I am trying to build meaningful SLA and DA Health Dashboards for our Production app stack. We have 7 applications, 5 with web apps. All apps have a dependency with another app somewhere with few individuals who are hard to pin down having the knowledge in their heads.
If I create a custom DA and leave out the dependencies from another app, it leaves the need for internal expertise to know how the apps work together
Ex: Understanding if DB1 is down on App1, then the WebApp is broken on App3; for instance.
If I create a full on single ERP DA in SCOM containing all components; I do not know of a way to create rollup dependencies based on relationships to build out the complete Topology health state picture and in turn build meaningful SLA.
Any ideas, advice?
Well what they do is they discover the machines, run Vada for dependencies (of the machines), and then they turn off monitoring of the DA for everything but “client facing” components. So you still get the back end alerts but in regards to the DA, you only receive alerts on the DA if it’s down from the end user perspective.
I have a need it seems for Availability but then also other DAs as you have mentioned for other parts of the application. I know they will eventually expand DA to actual map out dependencies of components (like app pools, databases, etc) so I wonder if it’s better to build their way rather than manual? I’m not sure. For example if we recreate things later then it’ll mess with the SLO.

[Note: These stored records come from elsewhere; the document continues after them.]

def cloud_build(points, sp_start, sp_count, sample_idx, columns, n_points, normalize, xform, jitter,
                jitter_sigma, jitter_clip, seed, clouds, diameters):
    _need_cuda(points, sp_start, sp_count, sample_idx, columns, xform, jitter, clouds, diameters)
    assert points.dtype == torch.float32 and points.is_contiguous()
    assert sp_start.dtype == torch.int64 and sp_count.dtype == torch.int32 and columns.dtype == torch.int32
    assert sample_idx is None or (sample_idx.dtype == torch.int32 and sample_idx.is_contiguous())
    assert xform is None or (xform.dtype == torch.float64 and xform.is_contiguous())
    assert jitter is None or (jitter.dtype == torch.float32 and jitter.is_contiguous())
    nv, F, L = clouds.shape
    assert L == n_points and columns.numel() == F
    _lib.call("spg_cloud_build", points, points.shape[1], sp_start, sp_count, sample_idx, columns, F,
              L, int(bool(normalize)), xform, jitter, float(jitter_sigma), float(jitter_clip),
              int(seed), clouds, diameters, nv, _lib.current_stream())
    return clouds, diameters


def confusion_count(logits, label_mode, label_vec, confusion, counters, want_predictions=False):
    _need_cuda(logits, label_mode, label_vec, confusion, counters)
    logits = _c(logits)
    label_mode, label_vec = _c(label_mode), _c(label_vec)
    n, C = logits.shape
    assert logits.dtype == torch.float32 and label_mode.dtype == torch.int64
    assert label_vec.dtype == torch.int64 and label_vec.shape == (n, C)
    assert confusion.dtype == torch.int64 and confusion.shape == (C, C) and confusion.is_contiguous()
    pred = torch.empty(n, dtype=torch.int64, device=logits.device) if want_predictions else None
    _lib.call("spg_confusion_count", logits, C, label_mode, label_vec, C, confusion, counters, pred,
              n, C, _lib.current_stream())
    return pred


def labels_to_points(labels_red, comp_ptr, point_ids, n_ver):
    _need_cuda(labels_red, comp_ptr, point_ids)
    assert labels_red.dtype == torch.int64 and comp_ptr.dtype == torch.int64 and point_ids.dtype == torch.int64
    out = torch.empty(n_ver, dtype=torch.uint8, device=labels_red.device)
    _lib.call("spg_labels_to_points", _c(labels_red), _c(comp_ptr), _c(point_ids), comp_ptr.numel() - 1, out,
              n_ver, _lib.current_stream())
    return out


def nn1_interpolate(xyz_ref, xyz_query, labels_ref=None, want_index=False):
    _need_cuda(xyz_ref, xyz_query, labels_ref)
    assert xyz_ref.dtype == torch.float32 and xyz_query.dtype == torch.float32
    assert xyz_ref.shape[1] == 3 and xyz_query.shape[1] == 3
    xyz_ref, xyz_query = _c(xyz_ref), _c(xyz_query)
    m = xyz_query.shape[0]
    lab = torch.empty(m, dtype=torch.int64, device=xyz_ref.device) if labels_ref is not None else None
    idx = torch.empty(m, dtype=torch.int32, device=xyz_ref.device) if (want_index or labels_ref is None) else None
    _lib.call("spg_nn1_interpolate", xyz_ref, xyz_ref.shape[0], xyz_query, m,
              None if labels_ref is None else _c(labels_ref), lab, idx, _lib.current_stream())
    return lab, idx


def rows_xy_transform(rows, T, row_seg, add_eye=True):
    _need_cuda(rows, T, row_seg)
    assert rows.is_contiguous() and row_seg.dtype == torch.int32
    out = torch.empty_like(rows)
    _lib.call("spg_rows_xy_transform", rows, _c(T), int(bool(add_eye)), row_seg, out, rows.shape[0], rows.shape[1],
              _lib.current_stream())
    return out


def rows_xy_transform_bwd(rows, d_out, offsets):
    _need_cuda(rows, d_out, offsets)
    B = offsets.numel() - 1
    dT = torch.empty((B, 4), dtype=torch.float32, device=rows.device)
    d_out = _c(d_out)
    _lib.call("spg_rows_xy_transform_bwd", rows, rows.shape[1], d_out, d_out.shape[1], offsets, dT, B,
              _lib.current_stream())
    return dT
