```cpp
void vsom_set_error(const std::string &msg);
int vsom_fail(int code, const std::string &msg);
#define VSOM_HIP_CHECK_AS(expr, what)                                                    \
    do {                                                                                 \
        hipError_t _e = (expr);                                                          \
        if (_e != hipSuccess) {                                                          \
            (void)hipGetLastError();                                                     \
            return vsom_fail(_e == hipErrorOutOfMemory ? VSOM_ERR_NOMEM : VSOM_ERR_HIP,  \
                             std::string(what) + ": " + hipGetErrorString(_e));          \
        }                                                                                \
    } while (0)
#define VSOM_HIP_CHECK(expr) VSOM_HIP_CHECK_AS(expr, #expr)
#define VSOM_ALLOC_CHECK(expr) VSOM_HIP_CHECK_AS(expr, "hipMalloc in " #expr)

struct TimerScope {
    vsom_ctx *c; int which; vsom_ctx::Ev ev; bool on;
    TimerScope(vsom_ctx *ctx, int w);
    ~TimerScope();
};

struct DistArgs;
DistArgs vsom_dist_args(const vsom_ctx *c);
struct VsomNodeGroups {
    size_t G, ng;
};
inline VsomNodeGroups vsom_node_groups(size_t ntiles, size_t rtiles, size_t maxg)
{
    const size_t want = std::min<size_t>({maxg, ntiles, std::max<size_t>(1, (2048 + rtiles - 1) / rtiles)});
    const size_t G = (ntiles + want - 1) / want;
    return {G, (ntiles + G - 1) / G};
}
int launch_stage_chunk(vsom_ctx *c, const float *x_dev, size_t B);
int ensure_chunk_capacity(vsom_ctx *c, size_t B);
bool vsom_can_stage_ahead(const vsom_ctx *c, size_t B);
int launch_stage_chunk_ahead(vsom_ctx *c, const float *x_dev, size_t B);
int vsom_adopt_ahead(vsom_ctx *c);
int vsom_prefetch_rows(vsom_ctx *c, const float *x_host, size_t B, size_t r0, size_t r1);
int vsom_commit_begin(vsom_ctx *c, float **raw, size_t *B);
int vsom_commit_end(vsom_ctx *c);
int launch_bmu_full(vsom_ctx *c, size_t s0, size_t s1);
int launch_bmu_local(vsom_ctx *c, size_t s0, size_t s1);
int launch_pair_dist(vsom_ctx *c, const u64 *nodes_dev, const u64 *rows_dev, size_t count,
                     float *out_dev);
int launch_finish(vsom_ctx *c);
int vsom_join_aux(vsom_ctx *c);
int vsom_join_aux_keep(vsom_ctx *c);
int vsom_sigma_flush_pending(vsom_ctx *c);
void vsom_sigma_drop(vsom_ctx *c);
int launch_bmu_restricted(vsom_ctx *c, u64 min_hits);
int launch_row_dist(vsom_ctx *c, size_t row, float *out_dev);
// ... 101 lines not shown
```

variational-self-organizing-maps_amd/csrc/vsom_update.hip:

```cpp
#include "vsom_device.hpp"
#include "vsom_phase2_plan.hpp"
#include <algorithm>
#include <cmath>
#include <cstdlib>
#include <mutex>


#define CWP_WT 512
#define CWP_THREADS (64 + CWP_WT)
template <int NW, int T, bool LUT_LDS, bool CONLY>
__global__ __launch_bounds__(CWP_THREADS) void cwp_kernel(const u64 *__restrict__ lastbmu, int B, int n0, int n1,
                                                          int W, int H, const float *__restrict__ lut,
                                                          int lutw, int luth, float2 *__restrict__ cw, int ldn,
                                                          float *__restrict__ weight)
{
    static_assert(NW * T == 2048 && CWP_WT % NW == 0 && T % 4 == 0 && T <= CWP_WT, "worker mapping");
    constexpr int LK = NW * T / CWP_WT;
    constexpr int PK = LK / 2;
    constexpr int QK = LK / 4;
    static_assert(LK % 4 == 0, "whole sample quads per worker thread");
    constexpr int SS = CWP_WT / NW;
    extern __shared__ __attribute__((aligned(16))) unsigned char cwp_smem[];
    float *wL = (float *)cwp_smem;
    float *WL = wL + 3 * T * NW;
    int2 *bL = (int2 *)(WL + 2 * T * NW);
    float *slut = (float *)(bL + 3 * T);
    const int tid = threadIdx.x;
    if (LUT_LDS) {
        for (int i = tid; i < lutw * luth; i += CWP_THREADS)
            slut[i] = lut[i];
    }
    const float *tab = LUT_LDS ? slut : lut;
    const int ntiles = (B + T - 1) / T;
    const int nloc = n1 - n0;
    const int wt = tid - 64;
    const int lnode = (wt < 0 ? tid : wt) & (NW - 1);
    const int s0 = wt < 0 ? 0 : wt / NW;
    const int nl = blockIdx.x * NW + lnode;
    const bool valid = nl < nloc;
    int cx = 0, cy = 0;
    if (valid)
        vsom_somindex((u64)(n0 + nl), (u64)W, (u64)H, cx, cy);

    auto load_bxy = [&](int t) {
        if (t < ntiles && wt < T) {
            const int j = t * T + wt;
            int bx = 0, by = 0;
            if (j < B)
                vsom_somindex(lastbmu[j], (u64)W, (u64)H, bx, by);
            bL[(t % 3) * T + wt] = make_int2(bx, by);
        }
    };
    auto lookup = [&](int t) {
        float *dst = wL + (t % 3) * T * NW;
        const int2 *bsrc = bL + (t % 3) * T;
        const int nt = B - t * T < T ? B - t * T : T;
        int2 b[LK];
        float w[LK];
#pragma unroll
        for (int k = 0; k < LK; ++k)
            b[k] = bsrc[s0 + k * SS];
#pragma unroll
        for (int k = 0; k < LK; ++k) {
            int dx = cx - b[k].x, dy = cy - b[k].y;
            dx = dx < 0 ? -dx : dx;
            dy = dy < 0 ? -dy : dy;
            dx = dx < lutw ? dx : lutw - 1;
            dy = dy < luth ? dy : luth - 1;
            w[k] = tab[dy * lutw + dx];
        }
#pragma unroll
        for (int k = 0; k < LK; ++k)
            if (s0 + k * SS < nt)
                dst[(s0 + k * SS) * NW + lnode] = w[k];
    };
    auto emit = [&](int t) {
        const float *ws = wL + (t % 3) * T * NW;
        const float *Ws = WL + (t & 1) * T * NW;
        const int nt = B - t * T < T ? B - t * T : T;
        if (CONLY) {
            float w[QK][4], Wp[QK][4];
#pragma unroll
            for (int k = 0; k < QK; ++k) {
                const int s = (s0 + k * SS) * 4;
#pragma unroll
                for (int i = 0; i < 4; ++i) {
                    w[k][i] = ws[(s + i) * NW + lnode];
                    Wp[k][i] = Ws[(s + i) * NW + lnode];
                }
            }
#pragma unroll
            for (int k = 0; k < QK; ++k) {
                const int s = (s0 + k * SS) * 4;
                float4 o;
                o.x = w[k][0] / Wp[k][0];
                o.y = s + 1 < nt ? w[k][1] / Wp[k][1] : 0.f;
                o.z = s + 2 < nt ? w[k][2] / Wp[k][2] : 0.f;
                o.w = s + 3 < nt ? w[k][3] / Wp[k][3] : 0.f;
                if (valid && s < nt)
                    ((float4 *)cw)[(size_t)((t * T + s) >> 2) * ldn + nl] = o;
            }
            return;
        }
        float w0[PK], w1[PK], W0[PK], W1[PK];
#pragma unroll
        for (int k = 0; k < PK; ++k) {
            const int s = (s0 + k * SS) * 2;
            w0[k] = ws[s * NW + lnode];
            W0[k] = Ws[s * NW + lnode];
            w1[k] = ws[(s + 1) * NW + lnode];
            W1[k] = Ws[(s + 1) * NW + lnode];
        }
#pragma unroll
        for (int k = 0; k < PK; ++k) {
            const int s = (s0 + k * SS) * 2;
            float4 o;
            o.x = w0[k] / W0[k];
            o.y = w0[k];
            const bool two = s + 1 < nt;
            o.z = two ? w1[k] / W1[k] : 0.f;
            o.w = two ? w1[k] : 0.f;
            if (valid && s < nt)
                ((float4 *)cw)[(size_t)((t * T + s) >> 1) * ldn + nl] = o;
        }
    };

    float run = 0.f;
    if (wt >= 0) {
        load_bxy(0);
        load_bxy(1);
    }
    __syncthreads();
    if (wt >= 0)
        lookup(0);
    __syncthreads();
    for (int t = 0; t < ntiles; ++t) {
        if (wt >= 0) {
            load_bxy(t + 2);
            if (t + 1 < ntiles)
                lookup(t + 1);
            if (t > 0)
                emit(t - 1);
        } else {
            const float *ws = wL + (t % 3) * T * NW;
            float *Ws = WL + (t & 1) * T * NW;
            const int nt = B - t * T < T ? B - t * T : T;
            int s = 0;
            for (; s + 16 <= nt; s += 16) {
                float r[16], o[16];
#pragma unroll
                for (int k = 0; k < 16; ++k)
                    r[k] = ws[(s + k) * NW + lnode];
#pragma unroll
                for (int k = 0; k < 16; ++k) {
                    run = run + r[k];
                    o[k] = run;
                }
                if (tid < NW) {
#pragma unroll
                    for (int k = 0; k < 16; ++k)
                        Ws[(s + k) * NW + lnode] = o[k];
                }
            }
            for (; s < nt; ++s) {
                run = run + ws[s * NW + lnode];
                if (tid < NW)
                    Ws[s * NW + lnode] = run;
            }
        }
        __syncthreads();
    }
    if (wt >= 0)
        emit(ntiles - 1);
    else if (tid < NW && valid && weight)
        weight[n0 + nl] = run;
}
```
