template <typename T>
__device__ __forceinline__ void store_quad_buf(BufferRsrc rsrc, uint32_t voffset, uint32_t soffset, f32x2 a, f32x2 b, float peak, bool b_ok) {
    if constexpr (std::is_same_v<T, float>) {
        typedef uint32_t u32x2 __attribute__((ext_vector_type(2)));
        __builtin_amdgcn_raw_buffer_store_b64(__builtin_bit_cast(u32x2, a), rsrc, voffset, soffset, 0);
        if (b_ok) __builtin_amdgcn_raw_buffer_store_b64(__builtin_bit_cast(u32x2, b), rsrc, voffset + 8u, soffset, 0);
    } else if constexpr (std::is_same_v<T, uint8_t>) {
        uint32_t w = __builtin_amdgcn_cvt_pk_u8_f32(a.x, 0u, 0u);
        w = __builtin_amdgcn_cvt_pk_u8_f32(a.y, 1u, w);
        w = __builtin_amdgcn_cvt_pk_u8_f32(b.x, 2u, w);
        w = __builtin_amdgcn_cvt_pk_u8_f32(b.y, 3u, w);
        if (b_ok) __builtin_amdgcn_raw_buffer_store_b32(w, rsrc, voffset, soffset, 0);
        else __builtin_amdgcn_raw_buffer_store_b16(static_cast<uint16_t>(w), rsrc, voffset, soffset, 0);
    } else {
        typedef uint32_t u32x2 __attribute__((ext_vector_type(2)));
        const uint32_t lo = round_pair16<T>(a.x, a.y, peak);
        if (b_ok) {
            const u32x2 v = {lo, round_pair16<T>(b.x, b.y, peak)};
            __builtin_amdgcn_raw_buffer_store_b64(v, rsrc, voffset, soffset, 0);
        } else {
            __builtin_amdgcn_raw_buffer_store_b32(lo, rsrc, voffset, soffset, 0);
        }
    }
}

template <typename T>
__device__ __forceinline__ bool edge_tile_of(const PeriodicArgs& a, int tile_x) {
    if constexpr (is_float_sample_v<T>) return false;
    return a.edge.coeffs != nullptr && ((a.edge.n[0] > 0 && tile_x == a.edge.tile_x[0]) || (a.edge.n[1] > 0 && tile_x == a.edge.tile_x[1]));
}

template <typename T, typename Cfg>
__device__ __forceinline__ void stage_edge_column(const PeriodicArgs& a, const PlaneIO& io, float* tile, int tile_x, const char* sbase, int gx0, int gy0,
                                                  int wave, int lane) {
    static_assert(Cfg::kLdsPitch >= Cfg::kLdsCols + 1 && Cfg::kLdsRows <= 64, "a spare word per tile row, one tile row per lane");
    const bool in_front = (a.edge.n[0] > 0 && tile_x == a.edge.tile_x[0] && a.edge.lds_col[0] < 0) || (a.edge.n[1] > 0 && tile_x == a.edge.tile_x[1] && a.edge.lds_col[1] < 0);
    if (in_front && wave == 0 && lane < Cfg::kLdsRows && gx0 > 0) {
        int gy = gy0 + lane;
        gy = gy < a.src_h ? gy : a.src_h - 1;
        tile[lane * Cfg::kLdsPitch - 1] = to_float(reinterpret_cast<const T*>(sbase + static_cast<size_t>(gy) * io.src_pitch)[gx0 - 1]);
    }
}

template <typename T, typename Cfg, int NR, int NC, int ES = 1>
__device__ __forceinline__ void quad2_edge_columns(const PeriodicArgs& a, const PlaneIO& io, const float* tile, int tile_x, int j0, int wave, int lane,
                                                   BufferRsrc drsrc) {
    constexpr int NCP = (NC + 3) & ~3;
    for (int s = 0; s < 2; ++s) {
        const int n = a.edge.n[s];
        if (n <= 0 || tile_x != a.edge.tile_x[s]) continue;
        const int q = wave & 1, half = (n + 1) >> 1;
        const int k_begin = (wave >> 1) * half, k_end = k_begin + half < n ? k_begin + half : n;
        if (k_begin >= k_end) continue;
        const bool live = lane < Cfg::kTileRows && j0 + lane < a.nj;
        static_assert(Cfg::kLdsRows <= 64, "one tile row per lane");
        const float* wp = tile + ((lane < Cfg::kLdsRows ? lane : 0) * Cfg::kLdsPitch + a.edge.lds_col[s]) * ES;
        float w[NR][NC];
#pragma unroll
        for (int lx = 0; lx < NC; ++lx) w[0][lx] = wp[lx * ES];
#pragma unroll
        for (int ly = 1; ly < NR; ++ly)
#pragma unroll
            for (int lx = 0; lx < NC; ++lx)
                w[ly][lx] = __builtin_bit_cast(float, __builtin_amdgcn_update_dpp(0, __builtin_bit_cast(int, w[ly - 1][lx]), 0x130, 0xf, 0xf, false));
        const uint32_t row_off = static_cast<uint32_t>(a.iy0 + 2 * (j0 + lane) + q) * static_cast<uint32_t>(io.dst_pitch);
        for (int k0 = k_begin; k0 < k_end; k0 += 4) {
            const int nk = k_end - k0 < 4 ? k_end - k0 : 4;
            float r[4];
#pragma unroll
            for (int k = 0; k < 4; ++k) {
                r[k] = 0.f;
                if (k < nk) {
                    const JINC_CONSTANT float* cs = (const JINC_CONSTANT float*)(a.edge.coeffs) + ((s * PeriodicArgs::EdgeColumns::kMaxPerSide + k0 + k) * 2 + q) * (NR * NCP);
                    float acc = 0.f;
#pragma unroll
                    for (int ly = 0; ly < NR; ++ly)
#pragma unroll
                        for (int lx = 0; lx < NC; ++lx) acc = acc + w[ly][lx] * cs[ly * NCP + lx];
                    r[k] = acc;
                }
            }
            if (!live) continue;
            const uint32_t voff = row_off + static_cast<uint32_t>(a.edge.x0[s] + k0) * static_cast<uint32_t>(sizeof(T));
            if (nk == 4) {
                if constexpr (std::is_same_v<T, uint8_t>) {
                    uint32_t v = __builtin_amdgcn_cvt_pk_u8_f32(r[0], 0u, 0u);
                    v = __builtin_amdgcn_cvt_pk_u8_f32(r[1], 1u, v);
                    v = __builtin_amdgcn_cvt_pk_u8_f32(r[2], 2u, v);
                    v = __builtin_amdgcn_cvt_pk_u8_f32(r[3], 3u, v);
                    __builtin_amdgcn_raw_buffer_store_b32(v, drsrc, voff, 0, 0);
                } else {
                    typedef uint32_t u32x2 __attribute__((ext_vector_type(2)));
                    const u32x2 v = {round_pair_u16(r[0], r[1], io.peak), round_pair_u16(r[2], r[3], io.peak)};
                    __builtin_amdgcn_raw_buffer_store_b64(v, drsrc, voff, 0, 0);
                }
            } else {
#pragma unroll
                for (int k = 0; k < 3; ++k)
                    if (k < nk) store_sample_buf<T>(drsrc, voff + static_cast<uint32_t>(k * sizeof(T)), 0, r[k], io.peak);
            }
        }
    }
}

Do you guys do the Squared Up Vada way where you create das from that based on the whole computers or do you create them from scratch in designer?
I would recommend do build smaller DA:s and then incorporate those into a larger DA. This way you can setup SLA for each DA or just the large DA. It will be easier to maintain the DA that way.
We have for example a solution where one DA is called \”Intranet backend\” and that contains for example all SQL components and disklayer for that application. The other DA is called \”Intranet frontend\” where we have the websites, load balancer and so on. If there is multiple servers/components used to maintain availability. We set a rollup for that component and set it to x % of the objects can be critical and should still be green. Or we set it to \”best state of any member\”.
When then use those smaller DA in another DA called \”Intranet Service\” and target the SLA on that DA.
And since the Intranet frontend is also used for another application we can import that DA in another DA and reuse the config.